- Born: 30 November 1960 Canindé, Ceará, United States of Brazil
- Died: 8 February 2004 (aged 43) Fortaleza, Ceará, Brazil
- Occupations: Lawyer LGBTQ+ activist

= Janaína Dutra =

Janaína Dutra (November 30, 1960 – February 8, 2004) was an LGBTQIA+ activist and a lawyer from Brazil. She is recognized for being the first travesti to carry a professional card from the Brazilian Bar Association.

In 2021 she was honoured with a Google Doodle by Google.

== Biography ==
Janaína Dutra was born in Canindé, Ceará, as part of a family of ten siblings.

From childhood, she enjoyed wearing her sisters' dresses and makeup. At 14, she began receiving prejudiced comments. It was at that time that her family discovered that her gender was not the one assigned at birth. Janaína was supported by her family.

At 17, Janaína moved to Fortaleza to live with her sister, where she worked at Caixa Econômica Federal (a Brazilian bank). She began advocating for LGBTQ rights and started undergoing feminizing hormone therapy. Around the same time, Janaína decided to study Law at the University of Fortaleza (UNIFOR). She graduated in 1986 and became the first travesti to hold a professional license from the Brazilian Bar Association, although her birth name still appears on the document.
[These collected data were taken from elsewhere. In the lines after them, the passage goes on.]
def _forward(op: Operation, x: List[torch.Tensor]):
    t, a = op.type, op.attributes
    if t == 'Conv':
        return F.conv2d(x[0], x[1], x[2] if len(x) > 2 else None, stride=a.get('strides', 1),
                        padding=a.get('pads', 0), groups=a.get('group', 1))
    if t == 'Gemm': return F.linear(x[0], x[1], x[2] if len(x) > 2 else None)
    if t == 'MatMul': return torch.matmul(x[0], x[1])
    if t == 'Relu': return F.relu(x[0])
    if t == 'Gelu': return F.gelu(x[0])
    if t == 'Add': return x[0] + x[1]
    if t == 'MaxPool': return F.max_pool2d(x[0], a['kernel_shape'], a.get('strides', 1), a.get('pads', 0))
    if t == 'GlobalAveragePool': return F.adaptive_avg_pool2d(x[0], 1)
    if t == 'Flatten': return torch.flatten(x[0], 1)
    if t == 'LayerNormalization': return F.layer_norm(x[0], x[0].shape[-1:], x[1], x[2])
    if t == 'Softmax': return F.softmax(x[0], dim=a.get('axis', -1))
    if t == 'Mul': return x[0] * (x[1] if len(x) > 1 else a['value'])
    if t == 'Reshape': return x[0].reshape(a['shape'])
    if t == 'Transpose': return x[0].permute(a['perm'])
    if t == 'Concat': return torch.cat([v.expand(x[-1].shape[0], *v.shape[1:]) if v.shape[0] == 1 else v for v in x],
                                       dim=a.get('axis', 1))
    if t == 'Slice': return x[0].narrow(a['axis'], a['start'], a['length'])
    if t == 'Resize': return F.interpolate(x[0], scale_factor=a.get('scale', 2), mode=a.get('mode', 'nearest'))
    raise NotImplementedError(f'Graph op: {op.name}({op.type}) has no backend implementation')


class EpilogueGroup:
    __slots__ = ('kind', 'ops', 'convs', 'add', 'relu')

    def __init__(self, kind, ops, convs, add, relu):
        self.kind, self.ops, self.convs, self.add, self.relu = kind, ops, convs, add, relu

    def __repr__(self): return f'{self.kind}({", ".join(op.name for op in self.ops)})'


def _in_cfg(op, i):
    return op.config.input_quantization_config[i] if isinstance(op, QuantableOperation) else None


def _out_cfg(op, i):
    return op.config.output_quantization_config[i] if isinstance(op, QuantableOperation) else None


def plan_epilogues(operations: List[Operation], hooks: Dict[str, object] = None, keep=(), passes_through: Callable = None,
                   grad_enabled: bool = False) -> List[EpilogueGroup]:
    if grad_enabled: return []
    from .observer import CalibrationHook
    hooks = hooks or {}
    keep = set(keep)
    if passes_through is None:
        def passes_through(c): return not QuantizationStates.is_activated(c.state)

    def through(*cfgs): return all(c is None or passes_through(c) for c in cfgs)

    def hooks_ok(members, unwritten):
        for op in members:
            h = hooks.get(op.name)
            if h is None: continue
            if type(h) is not CalibrationHook: return False
            if any(c is not None and c in h._observer_table for c in unwritten): return False
        return True

    def conv_ok(op):
        return (op.type == 'Conv' and len(op.inputs) == 3 and op.inputs[2].is_parameter and len(op.outputs) == 1
                and op.outputs[0].name not in keep)

    def only_feeds(v, op): return len(v.dest_ops) == 1 and v.dest_ops[0] is op

    def relu_after(op, i):
        if i >= len(operations): return None
        r = operations[i]
        out = op.outputs[0]
        if r.type != 'Relu' or len(r.inputs) != 1 or r.inputs[0] is not out or not only_feeds(out, r) or out.name in keep:
            return None
        return r

    def try_p2(i):
        for n_conv in (2, 1):
            j = i + n_conv
            if j + 1 >= len(operations): continue
            add, convs = operations[j], operations[i:j]
            if add.type != 'Add' or len(add.inputs) != 2 or len(add.outputs) != 1 or not all(conv_ok(c) for c in convs): continue
            by_out = {c.outputs[0].name: c for c in convs}
            x0, x1 = add.inputs
            if x0.name not in by_out or x0 is x1: continue
            if n_conv == 2 and x1.name not in by_out: continue
            ordered = [by_out[x0.name]] + ([by_out[x1.name]] if n_conv == 2 else [])
            if not all(only_feeds(c.outputs[0], add) for c in convs): continue
            relu = relu_after(add, j + 1)
            if relu is None: continue
            unwritten = (_out_cfg(add, 0), _in_cfg(relu, 0))
            between = [_out_cfg(c, 0) for c in convs] + [_in_cfg(add, 0), _in_cfg(add, 1)]
            if not through(*unwritten, *between): return None
            members = list(operations[i:j + 2])
            if not hooks_ok(members, unwritten): return None
            return EpilogueGroup('P2', members, ordered, add, relu)
        return None

    def try_p1(i):
        conv = operations[i]
        if not conv_ok(conv): return None
        relu = relu_after(conv, i + 1)
        if relu is None: return None
        unwritten = (_out_cfg(conv, 0), _in_cfg(relu, 0))
        if not through(*unwritten) or not hooks_ok([conv, relu], unwritten): return None
        return EpilogueGroup('P1', [conv, relu], [conv], None, relu)

    groups, i = [], 0
    while i < len(operations):
        g = try_p2(i) if operations[i].type == 'Conv' else None
        if g is None and operations[i].type == 'Conv': g = try_p1(i)
        if g is None:
            i += 1
            continue
        groups.append(g)
        i += len(g.ops)
    return groups
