hipError_t OrbPipeline::extract_range(const FrameSrc& src, int n, hipStream_t st, hipEvent_t* evs) {
  const OrbGeometry& g = g_;
  hipError_t e;
  const ptrdiff_t back = (ptrdiff_t)src.slot0;
  uint8_t* const d_pyr_ = this->d_pyr_ - back * g.pyr_bytes;
  uint32_t* const d_cand_cnt_ = this->d_cand_cnt_ - back * kOrbLevels;
  uint2* const d_cmap_ = this->d_cmap_ - back * kOrbLevels;
  uint32_t* const d_qstat_ = this->d_qstat_ - back * kOrbLevels * kQStat;
  uint32_t* const d_redo_hist_ = this->d_redo_hist_ - back * kOrbLevels * 256;
  uint32_t* const d_redo_thr_ = this->d_redo_thr_ - back * kOrbLevels;
  if ((e = hipMemsetAsync(this->d_cand_cnt_, 0, (size_t)n * kOrbLevels * 4, st))) return e;
  if ((e = hipMemsetAsync(d_status_ + src.slot0, 0, (size_t)n * 4, st))) return e;
  if ((e = hipMemsetAsync(d_redo_, 0, 4, st))) return e;
  if (evs) hipEventRecord(evs[0], st);
  uint32_t* tau = d_tau_ - back * kOrbLevels;
  uint32_t* tau_first = d_tau_ + (ptrdiff_t)work_frames_ * kOrbLevels - back * kOrbLevels;
  const int force_tau = call_force_tau(n);
  const bool dense = force_tau == kFastT;
  if (dense && (long long)n * g.cand_total > (long long)g.pool_entries) return hipErrorInvalidValue;
  hipLaunchKernelGGL(k_cand_reset, dim3((n * kOrbLevels + 255) / 256), dim3(256), 0, st, g, prim_, this->d_cmap_, n, dense ? 1 : 0);
  const int dyn = (fast_two_part_ && force_tau == 0) ? 1 : 0;
  bool fused = fused_ && !dense && g.total_tiles > 0;
  for (int l = 1; l < g.nlevels; l++) fused = fused && g.lv[l].wk_fused != 0;
  auto launch_walk = [&](int l_lo, int l_hi, int chain, int resize_mask, int predict_pct) {
    long long per_frame = 0;
    for (int l = l_lo; l <= l_hi; l++) per_frame += 1 + g.lv[l].wk_nx * g.lv[l].wk_ny;
    const long long wgs = 8ll * ((n + 7) / 8) * per_frame;
    hipLaunchKernelGGL(k_walk, dim3((unsigned)wgs), dim3(64), 0, st, g, src, d_pyr_, d_tab_, tau, tau_first, d_qstat_,
                       d_cand_cnt_, d_cand_, d_cand_sc_, d_cmap_, d_redo_, d_redo_ + 1, d_status_, d_walk_abort_, l_lo, l_hi, n,
                       tau2_margin_pct_, dyn, force_tau, predict_pct, chain, resize_mask, test_stall_frame_);
  };
  last_fused_ = fused;
  last_dense_ = dense;
  if (!dense && g.total_tiles > 0) {
    if ((e = hipMemsetAsync(this->d_qstat_, 0, (size_t)n * kOrbLevels * kQStat * 4, st))) return e;
    if ((e = hipMemsetAsync(d_walk_abort_, 0, 4, st))) return e;
  }
  if (fused) {
    const int mask = (1 << (g.nlevels - 1)) - 1;
    const int predict = dyn ? tau_predict_pct_ : 0;
    if (walk_per_level_) {
      for (int l = 0; l < g.nlevels; l++) launch_walk(l, l, 1, mask, predict);
    } else {
      launch_walk(0, g.nlevels - 1, 1, mask, predict);
    }
    hipMemcpyAsync(h_walk_abort_, d_walk_abort_, 8, hipMemcpyDeviceToHost, st);
    if (evs) hipEventRecord(evs[1], st);
  } else {
    for (int l = 1; l < g.nlevels; l++) launch_resize(src, n, l, st);
    if (evs) hipEventRecord(evs[1], st);
    if (g.total_tiles > 0) {
      if (dense) {
        hipLaunchKernelGGL(k_fill_u32, dim3((n * kOrbLevels + 255) / 256), dim3(256), 0, st, tau + (size_t)src.slot0 * kOrbLevels,
                           tau_first + (size_t)src.slot0 * kOrbLevels, (uint32_t)kFastT, n * kOrbLevels);
        hipLaunchKernelGGL(k_fast, dim3((unsigned)g.total_tiles * (unsigned)n), dim3(kFastThreads), 0, st, g, src, d_pyr_,
                           d_cand_cnt_, d_cand_, d_cand_sc_, d_cmap_);
      } else {
        launch_walk(0, g.nlevels - 1, 0, 0, 0);
      }
    }
  }
  if (g.total_tiles > 0 && !dense) {
    hipLaunchKernelGGL(k_fast_check, dim3((unsigned)n * kOrbLevels), dim3(64), 0, st, g, src.slot0, n, tau, tau_first,
                       d_cand_cnt_, d_cand_sc_, d_cmap_, d_redo_, d_redo_ + 1, d_qstat_);
    long long units = (long long)n * kOrbLevels * g.max_level_tiles;
    unsigned grid = (unsigned)(units < 2048 ? units : 2048);
    grid = (grid + 7u) & ~7u;
    hipLaunchKernelGGL(k_fast_redo, dim3(grid), dim3(kFastThreads), 0, st, g, src, d_pyr_, d_redo_, d_redo_ + 1,
                       g.max_level_tiles, d_cand_cnt_, d_cand_, d_cand_sc_, d_cmap_, d_redo_hist_, (const uint32_t*)nullptr);
    hipLaunchKernelGGL(k_redo_thr, dim3((unsigned)std::min<long long>((long long)n * kOrbLevels, 1024)), dim3(64), 0, st, g,
                       src.slot0, d_redo_, d_redo_ + 1, d_cmap_, d_redo_hist_, d_redo_thr_);
    hipLaunchKernelGGL(k_fast_redo, dim3(grid), dim3(kFastThreads), 0, st, g, src, d_pyr_, d_redo_, d_redo_ + 1,
                       g.max_level_tiles, d_cand_cnt_, d_cand_, d_cand_sc_, d_cmap_, (uint32_t*)nullptr, d_redo_thr_);
  }
  if (evs) hipEventRecord(evs[2], st);
  launch_tail(src, n, dense, st, evs);
  return hipGetLastError();
}

void OrbPipeline::launch_resize(const FrameSrc& src, int n, int l, hipStream_t st) {
  const OrbGeometry& g = g_;
  uint8_t* const d_pyr_ = this->d_pyr_ - (ptrdiff_t)src.slot0 * g.pyr_bytes;
  const OrbLevelInfo& L = g.lv[l];
  const int sw16 = (g.lv[l - 1].w + 16 + 15) & ~15;
  const int groups = (L.w + 3) >> 2;
  int rth = 8;
  const int threads = 256;
  while (rth > 4 && ((rth * 5 + 3) / 4 + 3) * sw16 > 60000) rth -= 4;
  const int lds_rows = (rth * 5 + 3) / 4 + 3;
  const uint32_t magic_n16 = (uint32_t)(0x100000000ull / (uint32_t)(sw16 >> 4)) + 1u;
  const uint32_t magic_groups = groups > 1 ? (uint32_t)(0x100000000ull / (uint32_t)groups) + 1u : 0u;
  hipLaunchKernelGGL(resize_shared_[l] ? k_resize<true> : k_resize<false>, dim3((L.h + rth - 1) / rth, n), dim3(threads),
                     (size_t)lds_rows * sw16 + 8 * kResizeMaxRows, st, g, src, d_pyr_, d_tab_, l, rth, lds_rows, magic_n16,
                     magic_groups);
}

Janaína stated in 2000 that:

I got to where I am today because of family support, which is still the foundation of everything. It's what recharges your batteries. A good family relationship gives you the courage to face society.

== Activism ==
Known for carrying a copy of the anti-homophobia law passed by her hometown, Janaína participated in conferences, seminars, and roundtables to defend LGBTQ rights.